На это у прохожего соображения хватило. А дальше все – как смыло. Может, сохрани он какую-то власть над собой, то потихоньку убрался домой, юркнул под теплый бок к жене, хотя бы и неверной, и никому не сказал о страшной находке, ибо это вызвало бы неминуемые расспросы – что он делал на тропинке ни свет, ни заря? Зачем ходил на мельницу? Но он собой не владел. И с воем бросился прочь, зовя на помощь всех святых, соседей, священника и жену.
Когда рассвело, на перекрестке толпилась едва ли не вся деревня. Переминаясь с ноги на ногу, хлюпая носами, ругаясь, охая и молясь. Никто не решался дотронуться до умершей, или прикрыть ей лицо. Потому что боялись. Смерть ходила около них часто, не щадя ни младенцев, ни тех, кто полон сил, принимая обличье голода, гнилой горячки, моровых поветрий. Ежегодно кто-то тонул в реке, мог заблудиться в лесу и замерзнуть, или на дороге подвернуться под копыта коня разгоряченного охотника. так что смерть не внушала особенного страха, она была привычна. Но не такая, не эта смерть. И уже нашлись те, кто шептал, что неспроста это случилось – ночью, на самом перекрестке дорог…

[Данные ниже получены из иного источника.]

+          __builtin_amdgcn_raw_buffer_store_b128(pk_u32x4{ow[0], ow[1], ow[2], ow[3]}, orsrc, ovoff + k * ovstep,
+                                                 0, 0);
+        ev0 = __uint_as_float(eo << 16);
+        ev1 = __uint_as_float(eo & 0xffff0000u);
+        es0 = ey0 - mu[2 * h];
+        PATCH_PIN(ev0); PATCH_PIN(ev1); PATCH_PIN(es0);
+      } else if (m == 6) {
+        es1 = ey1 - mu[2 * h + 1];
+        b1[2 * h] += ev0;
+        b2[2 * h] = fmaf(ev0, es0, b2[2 * h]);
+        PATCH_PIN(es1); PATCH_PIN(b1[2 * h]); PATCH_PIN(b2[2 * h]);
+      } else if (m == 7) {
+        b1[2 * h + 1] += ev1;
+        b2[2 * h + 1] = fmaf(ev1, es1, b2[2 * h + 1]);
+        PATCH_PIN(b1[2 * h + 1]); PATCH_PIN(b2[2 * h + 1]);
       }
     }
   };
+  constexpr int U0 = 18 - 4 * KC;
 
   for (int lt = 0; lt < my_tiles; ++lt) {
     PATCH_STAMP(0);
-    if (lt + 1 < my_tiles) __builtin_amdgcn_s_waitcnt(waitcnt_vm(NIP));
-    else __builtin_amdgcn_s_waitcnt(waitcnt_vm(0));
+    if (lt == 0) __builtin_amdgcn_s_waitcnt(waitcnt_vm(NIP));
+    else __builtin_amdgcn_s_waitcnt(waitcnt_vm(NIP + NST));
     __builtin_amdgcn_s_barrier();
     PATCH_STAMP(1);
-    const bool pre = lt + 2 < my_tiles;
     const int tg2 = by + (lt + 2) * gy, img2 = tg2 / g.TPI, h02 = (tg2 - img2 * g.TPI) * g.R;
-    const bool prev = lt > 0;
     PATCH_STAMP(2);
-    const bf16_t* P = Ps + (lt % PATCH_RING) * PE;
     f32x4 acc[MT][NT];
 #pragma unroll
     for (int i = 0; i < MT; ++i)
 #pragma unroll
       for (int j = 0; j < NT; ++j) acc[i][j] = f32x4{0.f, 0.f, 0.f, 0.f};
-    uint32_t fa[MT][3][2];
-#pragma unroll
-    for (int i = 0; i < MT; ++i)
-#pragma unroll
-      for (int c = 0; c < 3; ++c) {
-        const int pix = rowpix[i] + c;
-        const uint32_t a0 = lds_u32(P + pix * 64 + 8 * pswz(pix, lane >> 4));
-        fa[i][c][0] = a0;
-        fa[i][c][1] = a0 ^ 64u;
-      }
-    auto unit_reads = [&](s16x8 (&f)[MT], int u) {
+    auto frag_read = [&](s16x8& f, int u, int i) {
       const int t = u >> 1, kh = t / 3, kw = t - 3 * (t / 3);
       const int rh = DG ? 2 - kh : kh, cw = DG ? 2 - kw : kw;
-#pragma unroll
-      for (int i = 0; i < MT; ++i)
-        f[i] = *reinterpret_cast<const __attribute__((address_space(3))) s16x8*>(
-            (patch_lds_t*)(uintptr_t)fa[i][cw][u & 1] + rh * PW * 128);
+      f = *reinterpret_cast<const __attribute__((address_space(3))) s16x8*>(
+          (patch_lds_t*)(uintptr_t)fa[i][cw][u & 1] + rh * PW * 128);
     };
     s16x8 af[3][MT];
-    unit_reads(af[0], 0);
-    unit_reads(af[1], 1);
+#pragma unroll
+    for (int i = 0; i < MT; ++i) frag_read(af[0][i], 0, i);
+#pragma unroll
+    for (int i = 0; i < MT; ++i) frag_read(af[1][i], 1, i);
+    constexpr int LGKM4 = 0xC47F, LGKM0 = 0xC07F;
+    __builtin_amdgcn_s_waitcnt(LGKM4);
+    __builtin_amdgcn_sched_barrier(0);
 #pragma unroll
     for (int u = 0; u < 18; ++u) {
-      if (u + 2 < 18) unit_reads(af[(u + 2) % 3], u + 2);
-      if (u < NIP && pre) issue_piece(lt + 2, tg2, img2, h02, u);
-      if constexpr (NIP + 2 * KC <= 18) {
-        if (u >= NIP && ((u - NIP) & 1) == 0 && ((u - NIP) >> 1) < KC && prev) process((u - NIP) >> 1);
-      } else {
-        if (u >= 18 - KC && prev) process(u - (18 - KC));
-      }
-#pragma unroll
-      for (int i = 0; i < MT; ++i)
-#pragma unroll
-        for (int j = 0; j < NT; ++j)
-          acc[i][j] = __builtin_amdgcn_mfma_f32_16x16x32_bf16(breg[u >> 1][u & 1][j], af[u % 3][i], acc[i][j], 0, 0, 0);
-      __builtin_amdgcn_sched_barrier(0);
-    }
+#pragma unroll
+      for (int m = 0; m < MT * NT; ++m) {
+        const int i = m / NT, j = m % NT;
+        acc[i][j] = __builtin_amdgcn_mfma_f32_16x16x32_bf16(breg[u >> 1][u & 1][j], af[u % 3][i], acc[i][j], 0, 0, 0);
+        if (m < 2 && u + 2 < 18) {
+          frag_read(af[(u + 2) % 3][2 * m], u + 2, 2 * m);
+          frag_read(af[(u + 2) % 3][2 * m + 1], u + 2, 2 * m + 1);
+        }
+        if (m == 2 && u < NIP) issue_piece(lt + 2, tg2, img2, h02, u);
+        if (u >= U0) epi_gap((u - U0) >> 2, (u - U0) & 3, m);
+        if (m == MT * NT - 1 && u + 2 < 18) __builtin_amdgcn_s_waitcnt(LGKM4);
+        if (m == MT * NT - 1 && u + 2 == 18) __builtin_amdgcn_s_waitcnt(LGKM0);
+        __builtin_amdgcn_sched_barrier(0);
+      }
+    }
+    const uint32_t fstep = (lt + 1) % PATCH_RING == 0 ? (uint32_t)(-(PATCH_RING - 1) * PE * 2) : (uint32_t)(PE * 2);
+#pragma unroll
+    for (int i = 0; i < MT; ++i)
+#pragma unroll
+      for (int c = 0; c < 3; ++c) fa[i][c][0] += fstep, fa[i][c][1] += fstep;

Крестьянин, нашедший тело, знал, что у мельника есть дочь, но никогда прежде ее не видел. Среди собравшихся кое – кто ее встречал, но не узнал в покойнице с измазанным кровью лицом веселую, лукавую девушку… И лишь, когда мельник пробился сквозь толпу и с плачем рухнул на колени рядом с трупом, они поняли, кто лежит на земле. И впервые заметили, что мельник – невысокий, лысый, сутулый человек с морщинистым вострым лицом. Никакой не колдун, не лиходей, заключивший договор с нечистой силой, способный застращать любого, кто сунется к нему на мельницу. Но то, что он выкрикивал, давясь слезами и проклятиями, было похуже богохульства и колдовских заклинаний.

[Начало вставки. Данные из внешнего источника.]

+__global__ __launch_bounds__(kFusedThreads) void gn_solve_fused_kernel(GnState* __restrict__ st,
+                                                                       double* __restrict__ A,
+                                                                       double* __restrict__ xs, int np, int ld,
+                                                                       const int* __restrict__ tmin32, int N,
+                                                                       float* __restrict__ Twc,
+                                                                       float* __restrict__ dx, float delta_thresh) {
+  if (st->done) return;
+  constexpr int NB = 32, DS = NB + 1, NW = kFusedThreads / 64;
+  __shared__ double L11[NB * DS];
+  __shared__ double rdiag[NB];
+  __shared__ double ys[kFusedMax];
+  __shared__ double xb[NB];
+  __shared__ float red[256];
+  __shared__ int fail;
+  const int t = threadIdx.x;
+  const int lane = t & 63, wid = t >> 6;
+  const int last = np >> 5;
+  if (t == 0) fail = 0;
+
+  for (int j0 = 0; j0 < np; j0 += NB) {
+    const int j1 = j0 + NB;
+    if (wid == 0) {
+      for (int k = lane; k < NB * NB; k += 64) {
+        const int r = k >> 5, c = k & 31;
+        L11[r * DS + c] = c <= r ? A[(size_t)(j0 + r) * ld + j0 + c] : 0.0;
+      }
+      wave_lds_sync();
+      bool bad = false;
+      for (int j = 0; j < NB; j++) {
+        double d, rinv;
+        bad |= !chol_pivot(L11[j * DS + j], d, rinv);
+        if (lane > j && lane < NB) L11[lane * DS + j] *= rinv;
+        if (lane == j) { L11[j * DS + j] = d; rdiag[j] = rinv; }
+        wave_lds_sync();
+#pragma unroll
+        for (int i = 0; i < NB * NB / 64; i++) {
+          const int k = lane + 64 * i;
+          const int r = k >> 5, c = k & 31;
+          if (c > j && c <= r) L11[r * DS + c] -= L11[r * DS + j] * L11[c * DS + j];
+        }
+        wave_lds_sync();
+      }
+      for (int k = lane; k < NB * NB; k += 64) {
+        const int r = k >> 5, c = k & 31;
+        if (c <= r) A[(size_t)(j0 + r) * ld + j0 + c] = L11[r * DS + c];
+      }
+      if (bad && lane == 0) fail = 1;
+    }
+    __syncthreads();
+    for (int r = j1 + t; r <= np; r += kFusedThreads) {
+      if (tmin32[r >> 5] >= j1) continue;
+      double* row = A + (size_t)r * ld + j0;
+      double x[NB];
+#pragma unroll
+      for (int c = 0; c < NB; c++) x[c] = row[c];
+#pragma unroll
+      for (int c = 0; c < NB; c++) {
+        double s = x[c];
+#pragma unroll
+        for (int k = 0; k < c; k++) s -= x[k] * L11[c * DS + k];
+        x[c] = s * rdiag[c];
+        __builtin_amdgcn_sched_barrier(0);
+      }
+#pragma unroll
+      for (int c = 0; c < NB; c++) row[c] = x[c];
+    }
+    __syncthreads();
+    const int b1 = j1 >> 5;
+    const int nrb = last - b1 + 1;
+    const int ntiles = nrb * (nrb + 1) / 2;
+    const int fi = lane & 15, fk = lane >> 4;
+    const int fcol = lane & 15, frow = lane >> 4;
+    for (int q = wid; q < ntiles; q += NW) {
+      int a = (int)((sqrtf(8.0f * (float)q + 1.0f) - 1.0f) * 0.5f);
+      while (a * (a + 1) / 2 > q) a--;
+      while ((a + 1) * (a + 2) / 2 <= q) a++;
+      const int rb = b1 + a, cb = b1 + (q - a * (a + 1) / 2);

– И… с тех пор этого не было?
– Да. Потому что с тех пор я не покидал города. В городе этого никогда не случалось, не знаю почему.
– Она была третьей?
– Я понимаю, почему ты спрашиваешь. Сейчас говорят – семь, десять, дюжина… Да хоть тысяча, Господи помилуй! Я не знаю, сколько девиц убили в Тримейне, и вокруг него, но тех, кто были со мной – три.